* _Goal of the exercise_: Filter the entries for the word "Cout". Copy each line in which it occurs.

** Supplied information follows **

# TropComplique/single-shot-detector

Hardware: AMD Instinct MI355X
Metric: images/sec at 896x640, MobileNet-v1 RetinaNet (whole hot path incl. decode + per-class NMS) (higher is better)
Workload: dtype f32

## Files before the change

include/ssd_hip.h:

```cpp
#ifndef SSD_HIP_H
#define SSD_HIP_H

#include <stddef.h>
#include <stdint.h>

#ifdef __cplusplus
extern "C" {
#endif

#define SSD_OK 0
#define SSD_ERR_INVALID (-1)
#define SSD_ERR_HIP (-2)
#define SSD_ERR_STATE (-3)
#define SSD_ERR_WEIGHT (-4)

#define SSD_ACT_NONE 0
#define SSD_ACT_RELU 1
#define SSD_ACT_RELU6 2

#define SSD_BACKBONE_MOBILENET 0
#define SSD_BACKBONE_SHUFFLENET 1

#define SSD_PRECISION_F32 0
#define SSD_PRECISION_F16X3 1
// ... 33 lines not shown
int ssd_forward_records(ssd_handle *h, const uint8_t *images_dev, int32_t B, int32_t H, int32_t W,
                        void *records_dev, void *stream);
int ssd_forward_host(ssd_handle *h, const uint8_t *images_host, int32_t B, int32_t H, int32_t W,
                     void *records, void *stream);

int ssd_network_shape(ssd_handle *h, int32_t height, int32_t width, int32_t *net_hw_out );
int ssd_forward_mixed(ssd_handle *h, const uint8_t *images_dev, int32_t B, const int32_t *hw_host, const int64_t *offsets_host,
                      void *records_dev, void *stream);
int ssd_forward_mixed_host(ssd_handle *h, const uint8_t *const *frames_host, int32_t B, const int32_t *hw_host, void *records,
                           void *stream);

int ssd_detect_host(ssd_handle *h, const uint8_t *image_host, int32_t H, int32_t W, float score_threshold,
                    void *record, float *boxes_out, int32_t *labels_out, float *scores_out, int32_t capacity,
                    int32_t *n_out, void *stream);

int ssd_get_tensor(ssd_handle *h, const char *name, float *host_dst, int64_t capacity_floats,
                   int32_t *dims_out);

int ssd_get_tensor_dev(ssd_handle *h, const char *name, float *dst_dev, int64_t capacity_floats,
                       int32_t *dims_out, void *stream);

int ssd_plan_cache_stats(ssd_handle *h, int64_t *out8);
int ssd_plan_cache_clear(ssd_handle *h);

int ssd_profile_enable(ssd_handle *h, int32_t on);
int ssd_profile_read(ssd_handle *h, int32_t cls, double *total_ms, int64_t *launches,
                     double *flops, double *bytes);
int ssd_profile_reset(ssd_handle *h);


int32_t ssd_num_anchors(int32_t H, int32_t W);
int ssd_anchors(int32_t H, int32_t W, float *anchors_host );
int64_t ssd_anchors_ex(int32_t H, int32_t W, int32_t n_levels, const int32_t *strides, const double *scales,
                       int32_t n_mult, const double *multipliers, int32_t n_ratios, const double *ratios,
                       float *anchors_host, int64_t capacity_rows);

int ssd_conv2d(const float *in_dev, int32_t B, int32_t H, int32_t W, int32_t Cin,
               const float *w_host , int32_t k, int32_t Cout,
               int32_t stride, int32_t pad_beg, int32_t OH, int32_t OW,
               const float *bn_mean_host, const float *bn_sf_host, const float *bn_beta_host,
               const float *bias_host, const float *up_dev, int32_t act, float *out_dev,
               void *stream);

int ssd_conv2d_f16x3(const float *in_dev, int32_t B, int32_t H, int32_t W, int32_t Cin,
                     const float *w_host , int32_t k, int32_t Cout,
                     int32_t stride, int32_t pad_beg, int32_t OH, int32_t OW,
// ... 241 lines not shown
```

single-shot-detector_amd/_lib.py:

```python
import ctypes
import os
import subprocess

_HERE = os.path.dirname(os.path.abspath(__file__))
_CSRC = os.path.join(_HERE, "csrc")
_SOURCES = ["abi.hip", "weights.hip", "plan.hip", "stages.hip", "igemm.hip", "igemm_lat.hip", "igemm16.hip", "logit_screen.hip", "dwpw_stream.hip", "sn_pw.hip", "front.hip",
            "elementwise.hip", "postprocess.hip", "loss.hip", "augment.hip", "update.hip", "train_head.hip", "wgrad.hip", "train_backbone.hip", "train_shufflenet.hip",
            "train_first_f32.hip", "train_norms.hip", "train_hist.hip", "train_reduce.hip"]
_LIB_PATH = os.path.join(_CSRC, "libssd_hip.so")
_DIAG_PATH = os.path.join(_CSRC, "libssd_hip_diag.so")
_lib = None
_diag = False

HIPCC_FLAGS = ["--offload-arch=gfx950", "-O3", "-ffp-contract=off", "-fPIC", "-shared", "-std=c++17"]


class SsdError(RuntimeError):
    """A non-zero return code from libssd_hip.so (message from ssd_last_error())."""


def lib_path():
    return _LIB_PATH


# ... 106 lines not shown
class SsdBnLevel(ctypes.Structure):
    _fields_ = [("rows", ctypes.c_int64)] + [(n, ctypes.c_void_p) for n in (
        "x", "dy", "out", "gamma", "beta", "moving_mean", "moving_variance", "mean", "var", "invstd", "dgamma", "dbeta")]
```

** End of Supplied information **
** Supplied information follows **

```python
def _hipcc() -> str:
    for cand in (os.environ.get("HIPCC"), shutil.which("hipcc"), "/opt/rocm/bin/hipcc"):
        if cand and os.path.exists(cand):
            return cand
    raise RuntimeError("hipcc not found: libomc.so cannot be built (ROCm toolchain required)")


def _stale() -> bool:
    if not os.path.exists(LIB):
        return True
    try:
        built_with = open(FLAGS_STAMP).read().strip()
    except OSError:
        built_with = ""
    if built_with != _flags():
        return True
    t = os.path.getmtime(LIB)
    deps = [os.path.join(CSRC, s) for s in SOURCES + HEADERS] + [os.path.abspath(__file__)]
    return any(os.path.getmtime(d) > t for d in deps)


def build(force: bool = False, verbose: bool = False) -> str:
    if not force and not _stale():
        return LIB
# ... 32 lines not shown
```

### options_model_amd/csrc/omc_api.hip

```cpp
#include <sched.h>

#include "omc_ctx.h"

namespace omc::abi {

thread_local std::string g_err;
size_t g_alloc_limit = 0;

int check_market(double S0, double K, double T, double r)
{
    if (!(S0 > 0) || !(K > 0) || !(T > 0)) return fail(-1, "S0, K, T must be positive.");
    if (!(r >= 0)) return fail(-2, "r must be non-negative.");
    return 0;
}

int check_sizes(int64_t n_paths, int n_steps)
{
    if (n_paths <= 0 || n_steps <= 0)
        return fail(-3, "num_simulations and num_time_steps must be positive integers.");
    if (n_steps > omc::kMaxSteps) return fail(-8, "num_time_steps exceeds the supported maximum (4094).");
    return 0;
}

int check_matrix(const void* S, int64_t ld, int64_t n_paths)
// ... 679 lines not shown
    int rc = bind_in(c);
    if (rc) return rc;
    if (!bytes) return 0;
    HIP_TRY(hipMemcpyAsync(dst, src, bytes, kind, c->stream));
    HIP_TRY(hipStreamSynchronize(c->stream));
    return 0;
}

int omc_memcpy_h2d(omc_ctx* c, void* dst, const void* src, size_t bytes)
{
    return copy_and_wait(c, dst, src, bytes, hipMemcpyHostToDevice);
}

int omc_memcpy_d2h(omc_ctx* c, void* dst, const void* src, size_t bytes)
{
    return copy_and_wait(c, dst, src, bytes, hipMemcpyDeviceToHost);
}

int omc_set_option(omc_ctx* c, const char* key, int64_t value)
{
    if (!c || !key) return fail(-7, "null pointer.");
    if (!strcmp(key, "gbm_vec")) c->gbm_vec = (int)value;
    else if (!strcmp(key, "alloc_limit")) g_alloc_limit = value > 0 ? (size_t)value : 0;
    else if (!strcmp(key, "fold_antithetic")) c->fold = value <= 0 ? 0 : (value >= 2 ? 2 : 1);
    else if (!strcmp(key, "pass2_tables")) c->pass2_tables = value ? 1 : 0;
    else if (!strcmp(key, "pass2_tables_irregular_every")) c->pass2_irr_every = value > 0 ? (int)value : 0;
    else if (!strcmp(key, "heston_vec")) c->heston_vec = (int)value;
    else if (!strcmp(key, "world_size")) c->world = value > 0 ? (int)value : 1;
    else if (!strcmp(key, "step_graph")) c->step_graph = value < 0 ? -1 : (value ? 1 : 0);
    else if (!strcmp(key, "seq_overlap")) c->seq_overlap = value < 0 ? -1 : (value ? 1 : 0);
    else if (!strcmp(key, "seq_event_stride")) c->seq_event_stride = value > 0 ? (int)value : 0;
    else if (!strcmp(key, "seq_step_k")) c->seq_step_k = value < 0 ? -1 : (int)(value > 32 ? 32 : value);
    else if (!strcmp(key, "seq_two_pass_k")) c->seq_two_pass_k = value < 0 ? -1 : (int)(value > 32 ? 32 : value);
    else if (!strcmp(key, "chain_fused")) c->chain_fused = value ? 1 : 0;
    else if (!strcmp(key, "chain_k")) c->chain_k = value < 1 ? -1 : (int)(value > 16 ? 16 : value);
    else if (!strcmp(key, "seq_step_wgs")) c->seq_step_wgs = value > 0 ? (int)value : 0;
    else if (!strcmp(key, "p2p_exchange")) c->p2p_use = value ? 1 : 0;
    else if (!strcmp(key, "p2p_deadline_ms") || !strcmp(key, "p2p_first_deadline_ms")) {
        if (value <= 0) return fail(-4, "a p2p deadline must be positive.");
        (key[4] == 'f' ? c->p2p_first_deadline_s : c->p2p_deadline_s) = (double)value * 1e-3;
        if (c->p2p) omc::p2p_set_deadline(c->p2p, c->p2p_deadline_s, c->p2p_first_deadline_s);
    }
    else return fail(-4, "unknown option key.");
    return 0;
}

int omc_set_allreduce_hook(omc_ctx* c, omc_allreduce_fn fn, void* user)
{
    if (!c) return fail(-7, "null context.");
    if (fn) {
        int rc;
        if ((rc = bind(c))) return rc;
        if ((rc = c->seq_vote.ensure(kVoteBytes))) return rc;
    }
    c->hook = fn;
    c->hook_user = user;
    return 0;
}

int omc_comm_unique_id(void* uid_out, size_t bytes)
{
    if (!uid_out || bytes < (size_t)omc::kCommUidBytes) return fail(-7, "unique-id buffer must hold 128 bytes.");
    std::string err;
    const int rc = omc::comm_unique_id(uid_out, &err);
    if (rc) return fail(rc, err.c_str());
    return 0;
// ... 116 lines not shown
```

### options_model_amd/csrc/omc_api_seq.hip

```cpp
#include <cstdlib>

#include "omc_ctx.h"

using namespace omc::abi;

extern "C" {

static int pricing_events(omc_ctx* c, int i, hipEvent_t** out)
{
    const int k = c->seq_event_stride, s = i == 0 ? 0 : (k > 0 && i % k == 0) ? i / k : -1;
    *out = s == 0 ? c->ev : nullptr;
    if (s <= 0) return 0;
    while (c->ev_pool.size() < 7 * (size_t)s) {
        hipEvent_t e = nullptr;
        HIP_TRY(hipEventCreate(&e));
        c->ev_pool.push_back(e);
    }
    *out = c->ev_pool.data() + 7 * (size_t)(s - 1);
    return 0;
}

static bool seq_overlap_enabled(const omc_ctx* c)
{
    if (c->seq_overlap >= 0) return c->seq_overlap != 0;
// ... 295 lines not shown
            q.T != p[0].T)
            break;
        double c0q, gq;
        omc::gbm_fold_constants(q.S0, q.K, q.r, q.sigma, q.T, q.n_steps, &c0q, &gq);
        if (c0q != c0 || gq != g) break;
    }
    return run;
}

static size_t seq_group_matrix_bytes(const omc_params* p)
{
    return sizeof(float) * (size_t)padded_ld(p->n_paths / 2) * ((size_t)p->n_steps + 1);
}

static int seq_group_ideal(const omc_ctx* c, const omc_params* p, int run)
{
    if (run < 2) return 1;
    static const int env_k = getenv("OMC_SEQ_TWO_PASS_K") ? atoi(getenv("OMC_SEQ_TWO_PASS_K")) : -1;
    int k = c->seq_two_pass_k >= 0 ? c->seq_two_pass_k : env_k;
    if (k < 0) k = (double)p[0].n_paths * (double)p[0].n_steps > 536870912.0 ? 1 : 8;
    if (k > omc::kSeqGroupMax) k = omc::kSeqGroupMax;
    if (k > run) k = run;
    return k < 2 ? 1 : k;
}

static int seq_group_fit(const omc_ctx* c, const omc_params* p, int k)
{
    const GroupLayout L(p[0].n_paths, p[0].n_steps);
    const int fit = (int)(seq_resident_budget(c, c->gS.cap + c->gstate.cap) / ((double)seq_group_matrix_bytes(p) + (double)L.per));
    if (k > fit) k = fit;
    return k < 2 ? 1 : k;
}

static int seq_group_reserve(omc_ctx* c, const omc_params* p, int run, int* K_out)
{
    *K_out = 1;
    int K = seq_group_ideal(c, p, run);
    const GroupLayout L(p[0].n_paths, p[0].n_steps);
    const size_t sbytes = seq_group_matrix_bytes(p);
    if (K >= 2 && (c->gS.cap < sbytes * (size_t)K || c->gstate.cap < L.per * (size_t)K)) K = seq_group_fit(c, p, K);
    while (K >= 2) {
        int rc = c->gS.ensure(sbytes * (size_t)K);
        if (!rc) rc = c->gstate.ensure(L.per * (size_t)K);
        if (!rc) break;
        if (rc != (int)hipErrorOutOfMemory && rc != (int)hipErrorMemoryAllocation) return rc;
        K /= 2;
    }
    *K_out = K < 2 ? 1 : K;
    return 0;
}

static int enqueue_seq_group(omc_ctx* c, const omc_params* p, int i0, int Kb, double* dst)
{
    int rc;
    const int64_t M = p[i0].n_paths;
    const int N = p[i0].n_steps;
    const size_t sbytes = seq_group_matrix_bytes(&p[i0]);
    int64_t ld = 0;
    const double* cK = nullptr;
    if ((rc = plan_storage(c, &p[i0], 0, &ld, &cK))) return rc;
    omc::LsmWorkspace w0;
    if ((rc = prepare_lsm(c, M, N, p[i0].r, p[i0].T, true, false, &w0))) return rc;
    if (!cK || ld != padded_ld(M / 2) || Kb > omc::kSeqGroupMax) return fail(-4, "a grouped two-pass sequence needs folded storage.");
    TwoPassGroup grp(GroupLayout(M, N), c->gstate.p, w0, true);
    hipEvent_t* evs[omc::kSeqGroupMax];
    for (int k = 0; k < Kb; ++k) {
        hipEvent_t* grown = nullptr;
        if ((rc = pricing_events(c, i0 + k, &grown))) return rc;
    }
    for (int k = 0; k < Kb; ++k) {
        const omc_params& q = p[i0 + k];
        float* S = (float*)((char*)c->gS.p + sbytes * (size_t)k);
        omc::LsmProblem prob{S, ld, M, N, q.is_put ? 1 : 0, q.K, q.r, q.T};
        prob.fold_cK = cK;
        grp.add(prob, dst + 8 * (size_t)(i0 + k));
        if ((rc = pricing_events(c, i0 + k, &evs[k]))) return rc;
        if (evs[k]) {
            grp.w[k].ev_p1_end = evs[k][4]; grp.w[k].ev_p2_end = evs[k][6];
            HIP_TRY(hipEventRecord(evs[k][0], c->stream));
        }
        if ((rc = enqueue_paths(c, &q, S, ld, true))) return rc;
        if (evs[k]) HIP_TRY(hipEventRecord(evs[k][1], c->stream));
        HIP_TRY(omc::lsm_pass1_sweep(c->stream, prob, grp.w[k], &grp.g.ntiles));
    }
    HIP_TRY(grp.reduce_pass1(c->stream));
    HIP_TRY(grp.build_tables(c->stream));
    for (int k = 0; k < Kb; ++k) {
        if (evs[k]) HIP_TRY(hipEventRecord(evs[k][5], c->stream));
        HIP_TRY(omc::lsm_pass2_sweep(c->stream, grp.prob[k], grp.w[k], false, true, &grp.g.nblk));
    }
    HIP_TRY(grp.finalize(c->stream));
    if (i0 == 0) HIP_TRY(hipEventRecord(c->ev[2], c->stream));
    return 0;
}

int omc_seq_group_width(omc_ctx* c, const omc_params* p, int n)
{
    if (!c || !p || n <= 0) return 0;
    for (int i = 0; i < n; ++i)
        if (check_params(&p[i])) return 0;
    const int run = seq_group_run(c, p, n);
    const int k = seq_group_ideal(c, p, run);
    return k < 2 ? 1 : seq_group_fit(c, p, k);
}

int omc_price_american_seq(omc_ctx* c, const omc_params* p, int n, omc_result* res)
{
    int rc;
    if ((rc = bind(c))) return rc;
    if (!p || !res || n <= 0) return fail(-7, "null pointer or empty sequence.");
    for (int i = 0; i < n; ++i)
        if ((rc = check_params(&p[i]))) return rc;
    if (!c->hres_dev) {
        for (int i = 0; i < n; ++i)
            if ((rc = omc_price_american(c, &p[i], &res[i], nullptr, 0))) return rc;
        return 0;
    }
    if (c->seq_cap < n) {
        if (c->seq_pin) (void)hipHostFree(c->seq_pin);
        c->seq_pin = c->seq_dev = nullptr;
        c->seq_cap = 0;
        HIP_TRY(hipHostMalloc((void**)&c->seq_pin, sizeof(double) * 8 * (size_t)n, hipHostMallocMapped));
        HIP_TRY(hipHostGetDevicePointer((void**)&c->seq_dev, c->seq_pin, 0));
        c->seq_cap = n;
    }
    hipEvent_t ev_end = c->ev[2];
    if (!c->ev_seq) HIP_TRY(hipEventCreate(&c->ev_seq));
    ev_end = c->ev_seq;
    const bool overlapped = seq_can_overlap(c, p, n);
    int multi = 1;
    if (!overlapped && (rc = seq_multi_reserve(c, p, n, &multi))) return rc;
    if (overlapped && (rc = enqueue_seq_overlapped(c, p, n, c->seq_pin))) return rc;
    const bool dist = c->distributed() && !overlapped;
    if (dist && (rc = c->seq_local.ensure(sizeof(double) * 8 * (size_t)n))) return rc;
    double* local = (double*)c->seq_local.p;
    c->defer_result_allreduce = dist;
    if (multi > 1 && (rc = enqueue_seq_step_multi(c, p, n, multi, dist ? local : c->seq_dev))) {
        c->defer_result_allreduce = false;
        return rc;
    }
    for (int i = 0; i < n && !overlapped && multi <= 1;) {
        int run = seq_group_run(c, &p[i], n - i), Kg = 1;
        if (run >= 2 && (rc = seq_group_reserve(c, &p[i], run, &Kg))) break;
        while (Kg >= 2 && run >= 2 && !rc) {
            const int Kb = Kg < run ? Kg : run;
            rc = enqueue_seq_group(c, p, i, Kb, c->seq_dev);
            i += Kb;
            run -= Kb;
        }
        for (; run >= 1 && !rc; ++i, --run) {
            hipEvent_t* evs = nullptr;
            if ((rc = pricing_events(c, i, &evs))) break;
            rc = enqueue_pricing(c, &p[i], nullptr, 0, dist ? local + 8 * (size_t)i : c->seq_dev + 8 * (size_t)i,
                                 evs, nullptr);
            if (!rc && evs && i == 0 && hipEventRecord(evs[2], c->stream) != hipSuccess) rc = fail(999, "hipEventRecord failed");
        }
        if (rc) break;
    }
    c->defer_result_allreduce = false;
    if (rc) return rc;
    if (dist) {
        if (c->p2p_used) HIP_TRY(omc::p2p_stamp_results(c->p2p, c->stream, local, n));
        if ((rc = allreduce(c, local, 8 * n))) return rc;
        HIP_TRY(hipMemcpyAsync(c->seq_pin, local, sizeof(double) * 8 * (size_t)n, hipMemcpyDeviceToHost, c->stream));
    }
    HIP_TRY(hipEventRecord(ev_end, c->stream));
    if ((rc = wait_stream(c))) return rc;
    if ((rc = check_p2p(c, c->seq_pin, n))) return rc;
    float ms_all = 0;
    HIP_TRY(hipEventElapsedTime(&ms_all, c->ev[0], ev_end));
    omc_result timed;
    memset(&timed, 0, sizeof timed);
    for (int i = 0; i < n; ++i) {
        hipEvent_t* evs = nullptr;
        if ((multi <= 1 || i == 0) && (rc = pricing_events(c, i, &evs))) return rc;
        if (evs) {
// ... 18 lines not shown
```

** End of Supplied information **

* _Task response_:
               const float *w_host , int32_t k, int32_t Cout,
                     const float *w_host , int32_t k, int32_t Cout,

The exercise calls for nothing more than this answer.